Dann musst du doch das ganze WDK Paket herunterladen und die ISO auf CD brennen (oder mounten).
Die weitere Vorgehensweise steht im Link von Microsoft.

Oder Probiere es mit der 32-bit Version, die ebenfalls auf dem 64-bit OS laufen müsste.

Du hast aber ein 64bit Betriebssystem, wie in deiner Sig steht?!


----------



## Olaf Oktober (27. März 2010)

64bit - Ja, hab ich  (der Gedanke kam mir vorhin auch schon, sodaß ich gleich nochmal nachschauen mußte - hätte ja sein können, daß mir der Händler eine 32bit-Version in einer 64bit-Hülle unterjubeln wollte... aber nein, alles 64bit.) Ok - dann doch die ganzen 600MB downloaden.... wenn ich soweit bin, mach ich Meldung... außer die Bluescreens hintern mich daran.


----------



## Olaf Oktober (27. März 2010)

So - hier die ausgelesene File vom Debugging Tool... hoffe, es sagt was aus.


----------



## simpel1970 (27. März 2010)

Ich glaube du hast vergessen, die Datei anzuhängen...

Edit: OK, jetzt sind sie da, allerdings ist die Dumpdatei nicht in Ordnung (partially corrupt).
Probiere es bitte nach dem nächsten Mal, wenn eine Mini-Dump geschrieben wird erneut.

Überprüfe bitte auch deine Festplatte nach Fehlern mit HDTune und mache einen Screenshot vom Reiter Health.

Wenn dies aufgrund der Bluescreens nicht geht, erhöhe im Bios die Spannung der RAMs auf 2,0V bzw. stelle diesen Wert fest ein.


----------



## Olaf Oktober (28. März 2010)

Hier die Werte von HDTune.... gabs denn bei den CPU-Z Werten was zu bemängeln?

Edit: Jetzt hatte ich gerade wieder einen Bluescreen (während des Error-Scan mit HDTune).

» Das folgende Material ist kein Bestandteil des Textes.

+        __shared__ T col_s[kFoldMaxM + 2], c_s[kFoldMaxM + 2], s_s[kFoldMaxM + 2];
+        if (blockIdx.x == 0) givens_block(fold.g, nrm2sq, col_s, c_s, s_s);
+    }
 }
 
 template <class T, int BS, int NCL, class A = double>
@@ -1552,6 +1724,8 @@
     double* fd_part = nullptr;
     unsigned* fd_cnt = nullptr;
     int fd_gs = 0, fd_ng = 0;
+    int sd_k = -1, sd_G = 0;
+    double* sd_part = nullptr;
     bool acc32 = false;
 
     char* small_at(int slot) const { return static_cast<char*>(small) + (size_t)slot * (d.m + 1) * tsize; }
diff --git a/icl-mixed-precision-gmres_amd/csrc/arnoldi_launch.hpp b/icl-mixed-precision-gmres_amd/csrc/arnoldi_launch.hpp
--- a/icl-mixed-precision-gmres_amd/csrc/arnoldi_launch.hpp
+++ b/icl-mixed-precision-gmres_amd/csrc/arnoldi_launch.hpp
@@ -180,6 +180,61 @@
 }
 
 
+template <class A>
+int step_dots_check(const mpg_arnoldi* a, int k) {
+    if (!a || k < 0 || k >= a->d.m) return MPG_ERR_ARG;
+    const SellCopy& S = a->sell;
+    const bool ok = std::is_same_v<A, float> && (a->combo == 2 || a->combo == 3) &&
+                    a->d.orth != kOrthMGS && a->d.orth != kOrthCGSR && k + 1 <= kNC &&
+                    a->d.n > 0 && a->d.n % 4 == 0 &&
+                    (int64_t)a->Gd * kStepDotsRows >= a->d.n &&
+                    a->front == 0 && a->d.n_ext == a->d.n &&
+                    S.nslices > 0 && S.c16 && S.win && !S.rows && sell_uniform(S) && S.W == 2 &&
+                    S.ustride / kWave <= 10;
+    return ok ? MPG_OK : MPG_ERR_UNSUPPORTED;
+}
+
+template <class A>
+int step_dots_run(mpg_arnoldi_t a, int k, int fold) {
+    if (!a || k < 0 || k >= a->d.m || fold < 0 || fold > 2) return MPG_ERR_ARG;
+    if (int st = step_dots_check<A>(a, k)) return st;
+    if (fold && (k < 1 || a->d.m > kFoldMaxM)) return MPG_ERR_ARG;
+    if constexpr (std::is_same_v<A, float>) {
+        using T = float;
+        using P = float;
+        const bool again = fold == 2 && a->sd_k == k && a->last_part == a->dpart;
+        if (fold == 2 && !again) {
+            a->sd_k = k;
+            a->sd_part = a->last_part;
+            a->sd_G = a->last_G;
+        }
+        if (fold == 2 && (a->sd_G > kBlock || a->sd_part == a->dpart)) return MPG_ERR_ARG;
+        GivensFold<T> gf{nullptr, 0, {}};
+        if (fold) gf = GivensFold<T>{fold == 2 ? a->sd_part : a->sums, fold == 2 ? a->sd_G : 0, givens_args<T>(a, k - 1)};
+        const SellCopy& S = a->sell;
+        const P* diag = a->d.jacobi ? static_cast<const P*>(a->d.diag) : nullptr;
+        int st = with_nc<kNC>(k + 1, [&](auto nc) {
+            constexpr int NC = decltype(nc)::value;
+            auto go = [&](auto kern) {
+                launch_timed(a->ctx, kern, dim3(a->Gd), dim3(kCombineBlock), a->d.n, S.nslices,
+                             static_cast<const int16_t*>(S.col), static_cast<const T*>(S.val),
+                             static_cast<const T*>(a->w[k & 1]), static_cast<const T*>(a->inv()),
+                             static_cast<T*>(a->V), a->ld, k, diag, static_cast<T*>(a->w[(k + 1) & 1]), gf, S.spat,
+                             S.coff, static_cast<const int16_t*>(S.pat), S.ustride, a->dpart);
+                return (int)MPG_OK;
+            };
+            return fold ? go(k_step_dots<T, P, 2, true, 10, NC, true, A>) : go(k_step_dots<T, P, 2, false, 10, NC, true, A>);
+        });
+        if (st) return st;
+        a->last_G = a->Gd;
+        a->last_part = a->dpart;
+        MPG_LAUNCH_CHECK(a->ctx);
+        return MPG_OK;
+    } else {
+        return MPG_ERR_UNSUPPORTED;
+    }
+}
+
 inline int wide_groups(const mpg_arnoldi* a, int ncols) {
     const int np = (ncols + kNC - 1) / kNC;
     return std::max(1, std::min(a->Gd, kCombineGroups / np));
@@ -416,6 +471,8 @@
 namespace mpg_acc32 {
 int reduce(mpg_arnoldi* a, int ncols);
 int spmv(mpg_arnoldi* a, int k, int fold, bool dots);
+int step_dots(mpg_arnoldi* a, int k, int fold);
+int step_dots_ok(const mpg_arnoldi* a, int k);
 int dots(mpg_arnoldi* a, int k, bool combine);
 int cgs(mpg_arnoldi* a, int k, int pass, bool givens, bool from_partials, bool no_next);
 int mgs(mpg_arnoldi* a, int k, int j, bool from_partials);
diff --git a/icl-mixed-precision-gmres_amd/host/fused_gmres.cpp b/icl-mixed-precision-gmres_amd/host/fused_gmres.cpp
--- a/icl-mixed-precision-gmres_amd/host/fused_gmres.cpp
+++ b/icl-mixed-precision-gmres_amd/host/fused_gmres.cpp
@@ -75,6 +75,8 @@
     }
     bool needs_arnoldi_residual() const override { return true; }
 };
+
+constexpr int kStepDotsLo = 1, kStepDotsHi = 32;
 
 }
 
@@ -109,6 +111,24 @@
     bool fuse_dots = false;
     bool fuse_dots_required = false;
     int fuse_dots_k0 = 32;
+    int step_dots = 0;
+    int step_dots_lo = 1, step_dots_hi = 0;
+    int64_t dup_with_step = 0;
+    bool dup_step_only = false;
+
+    bool step_dots_engine_ok() const { return !(comm || ilu || orth != MPG_ORTH_CGS || !cgs_partials || combine); }
+    bool step_dots_at(int k) const {
+        if (step_dots == 0) return false;
+        if (step_dots == 2) return true;
+        if (!step_dots_engine_ok()) return false;
+        if (step_dots < 0 && (k + 1 < step_dots_lo || k + 1 > step_dots_hi)) return false;
+        return mpg_arnoldi_step_dots_supported(arn, k) == MPG_OK;
+    }
+    int step_dots_steps() const {
+        int c = 0;
+        for (int k = 0; k < m; ++k) c += step_dots_at(k) && mpg_arnoldi_step_dots_supported(arn, k) == MPG_OK;
+        return c;
+    }
     int timed = -1;
     bool timed_inplace = false;
     bool timed_graph = false;
@@ -361,6 +381,14 @@
     I.fuse_dots_required = I.fuse_dots && *denv == '2';
     const char* kenv = std::getenv("MPG_FUSE_DOTS_K0");
     I.fuse_dots_k0 = kenv && *kenv ? std::max(0, std::min(32, std::atoi(kenv))) : 32;
+    {
+        const char* senv = std::getenv("MPG_STEP_DOTS");
+        I.step_dots = senv && *senv >= '0' && *senv <= '2' ? *senv - '0' : -1;
+        const char* lo = std::getenv("MPG_STEP_DOTS_LO");
+        const char* hi = std::getenv("MPG_STEP_DOTS_HI");
+        I.step_dots_lo = lo && *lo ? std::atoi(lo) : kStepDotsLo;
+        I.step_dots_hi = hi && *hi ? std::atoi(hi) : kStepDotsHi;
+    }
     const char* fenv = std::getenv("MPG_FOLD_GIVENS");
     bool fold_on = fenv && *fenv ? *fenv != '0' : mpg_arnoldi_fold_pays(I.arn) != 0;
     if (comm && !(fenv && *fenv)) {
@@ -438,6 +466,37 @@
         }
         if (st != MPG_ERR_UNSUPPORTED || I.fuse_dots_required) check(st, "spmv+dots", I.ctx);
         I.fuse_dots = false;
+    }
+    if (I.step_dots_at(k)) {
+        const int f = fold && k > 0 ? 2 : 0;
+        if (!I.step_dots_engine_ok())
+            throw StatusError(MPG_ERR_UNSUPPORTED, "MPG_STEP_DOTS=2: the SpMV + dots launch needs one GPU and plain CGS "
+                                                   "with in-launch sums, without ILU");
+        timed(0, [&] { check(mpg_arnoldi_spmv(I.arn, k), "spmv", I.ctx); });
+        const int st = mpg_arnoldi_step_dots(I.arn, k, f);
+        if (st == MPG_OK) {
+            dup(0, [&] { check(mpg_arnoldi_step_dots(I.arn, k, f), "spmv+dots", I.ctx); });
+            timed_end(0);
+            timed(2, [&] { check(mpg_arnoldi_cgs_partials(I.arn, k), "cgs", I.ctx); });
+            check(mpg_arnoldi_cgs_partials(I.arn, k), "cgs", I.ctx);
+            dup(2, [&] {
+                check(mpg_arnoldi_step_dots(I.arn, k, f), "spmv+dots", I.ctx);
+                check(mpg_arnoldi_cgs_partials(I.arn, k), "cgs", I.ctx);
+                ++I.dup_with_step;
+            });
+            timed_end(2);
+            if (!fold) givens(k);
+            return;
+        }
+        timed_end(0);
+        check(st, "spmv+dots", I.ctx);
+    }
+    if (I.dup_step_only && I.dup_phase == 0) {
+        const int keep = I.dup_phase;
+        I.dup_phase = -1;
+        step(k, fold);
+        I.dup_phase = keep;
+        return;
     }
     if (fold && k > 0) {
         if (I.comm)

Die neue Dumpdatei ist wieder "partially corrupt" - das kann doch nicht sein,
daß die jedes mal unbrauchbar ist - wie soll man dann auf eine Lösung kommen???


----------



## Olaf Oktober (28. März 2010)

Hier noch die dazugehörige Win7 Ereignissanzeige, falls das was hilft...?


----------



## simpel1970 (28. März 2010)

Die Einstellungen der RAM´s (CPU-Z) sehen gut aus.

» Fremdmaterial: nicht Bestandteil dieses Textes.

def _build_if_stale(out, cmd, tag, files=()):
    stamp_file = out + '.stamp'
    stamp = _stamp(' '.join(cmd), files)
    if os.path.exists(out) and os.path.exists(stamp_file) and open(stamp_file).read() == stamp:
        return False
    print(f'[build] {tag}: {" ".join(cmd)}', flush=True)
    tmp = out + '.tmp'
    subprocess.check_call([tmp if c == out else c for c in cmd], cwd=ROOT)
    os.replace(tmp, out)
    open(stamp_file, 'w').write(stamp)
    return True


def build_lib():
    nvcc = os.environ.get('NVCC', '/usr/local/cuda/bin/nvcc')
    cmd = [nvcc] + NVCC_FLAGS + ['-I' + os.path.join(ROOT, 'include'), '-I' + CSRC, '-o', LIB,
                                 os.path.join(CSRC, 'zkattest.cu')]
    return _build_if_stale(LIB, cmd, 'libzkattest.so (sm_90a)')


def build_lib_war():
    nvcc = os.environ.get('NVCC', '/usr/local/cuda/bin/nvcc')
    cmd = [nvcc] + NVCC_FLAGS + ['-DZKA_PG_WAR256', '-I' + os.path.join(ROOT, 'include'), '-I' + CSRC, '-o', LIB_WAR,
                                 os.path.join(CSRC, 'zkattest.cu')]
    return _build_if_stale(LIB_WAR, cmd, 'libzkattest_war256.so (sm_90a)')


def build_hostsim(war=False):
    out = HOSTSIM_WAR if war else HOSTSIM
    os.makedirs(os.path.dirname(out), exist_ok=True)
    cmd = ['g++', '-std=c++17', '-O2', '-DZKA_HOSTSIM'] + (['-DZKA_PG_WAR256'] if war else []) + [
        '-x', 'c++', '-I' + os.path.join(ROOT, 'include'), '-I' + CSRC, '-fPIC', '-shared', '-o', out,
        os.path.join(CSRC, 'zkattest.cu')]
    return _build_if_stale(out, cmd, 'hostsim war256 (tests only)' if war else 'hostsim (tests only)')


def build_probe(host=False):
    out = PROBE_HOST if host else PROBE
    if host:
        cmd = ['g++', '-std=c++17', '-O2', '-DZKA_HOSTSIM', '-x', 'c++', '-fPIC', '-shared']
    else:
        cmd = [os.environ.get('NVCC', '/usr/local/cuda/bin/nvcc')] + NVCC_FLAGS
    cmd += ['-I' + os.path.join(ROOT, 'include'), '-I' + CSRC, '-o', out, PROBE_SRC]
    return _build_if_stale(out, cmd, 'probe host (tests only)' if host else 'probe (sm_90a, tests only)', [PROBE_SRC])


def build_oracle_cpu():
    src = os.path.join(ROOT, 'oracle', 'cpu', 'zkattest_cpu.cpp')
    hdr = os.path.join(ROOT, 'include', 'zkattest.h')
    if os.path.exists(ORACLE_CPU) and os.path.getmtime(ORACLE_CPU) >= max(os.path.getmtime(src), os.path.getmtime(hdr)):
        return False
    print('[build] oracle/cpu -> oracle/_ref/libzkattest_cpu.so', flush=True)
    subprocess.check_call(['make', '-C', os.path.join(ROOT, 'oracle', 'cpu')])
    return True


def build_tools():
    nvcc = os.environ.get('NVCC', '/usr/local/cuda/bin/nvcc')
    tdir = os.path.join(ROOT, 'tools')
    for name in ('imad_peak', 'mul_peak'):
        src, out = os.path.join(tdir, name + '.cu'), os.path.join(tdir, name)
        if not os.path.exists(src):
            continue
        if os.path.exists(out) and os.path.getmtime(out) >= max(os.path.getmtime(p) for p in _sources() + [src]):
            continue
        cmd = [nvcc] + ARCH + ['-O3', '-std=c++17', '-I' + CSRC,
               '-I' + os.path.join(ROOT, 'include'), '-o', out, src]
        print(f'[build] tools/{name}: {" ".join(cmd)}', flush=True)
        subprocess.check_call(cmd, cwd=ROOT)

Bei den HDTune - SMART Werten, fällt der Ultra DMA CRC Error Count auf. Bisher gab es 3329 Übertragungsfehler zum Mainboard. Checke bitte mal das Datenkabel, ob das richtig an der Festplatte und am Mainboard sitzt. Wenn ja, nimm ein anderes Datenkabel. Bringt das auch nichts, könnte der SATA Port des Mainboards einen Schuss haben. Probiere dann einen anderen SATA Port aus.
Auch die hohe Soft Read Error Rate (gibt an, wie oft das Betriebssystem die gelesenen Daten als fehlerhaft verworfen hat) lässt auf Fehler an der Festplatte bzw. an der Datenübertragung schließen.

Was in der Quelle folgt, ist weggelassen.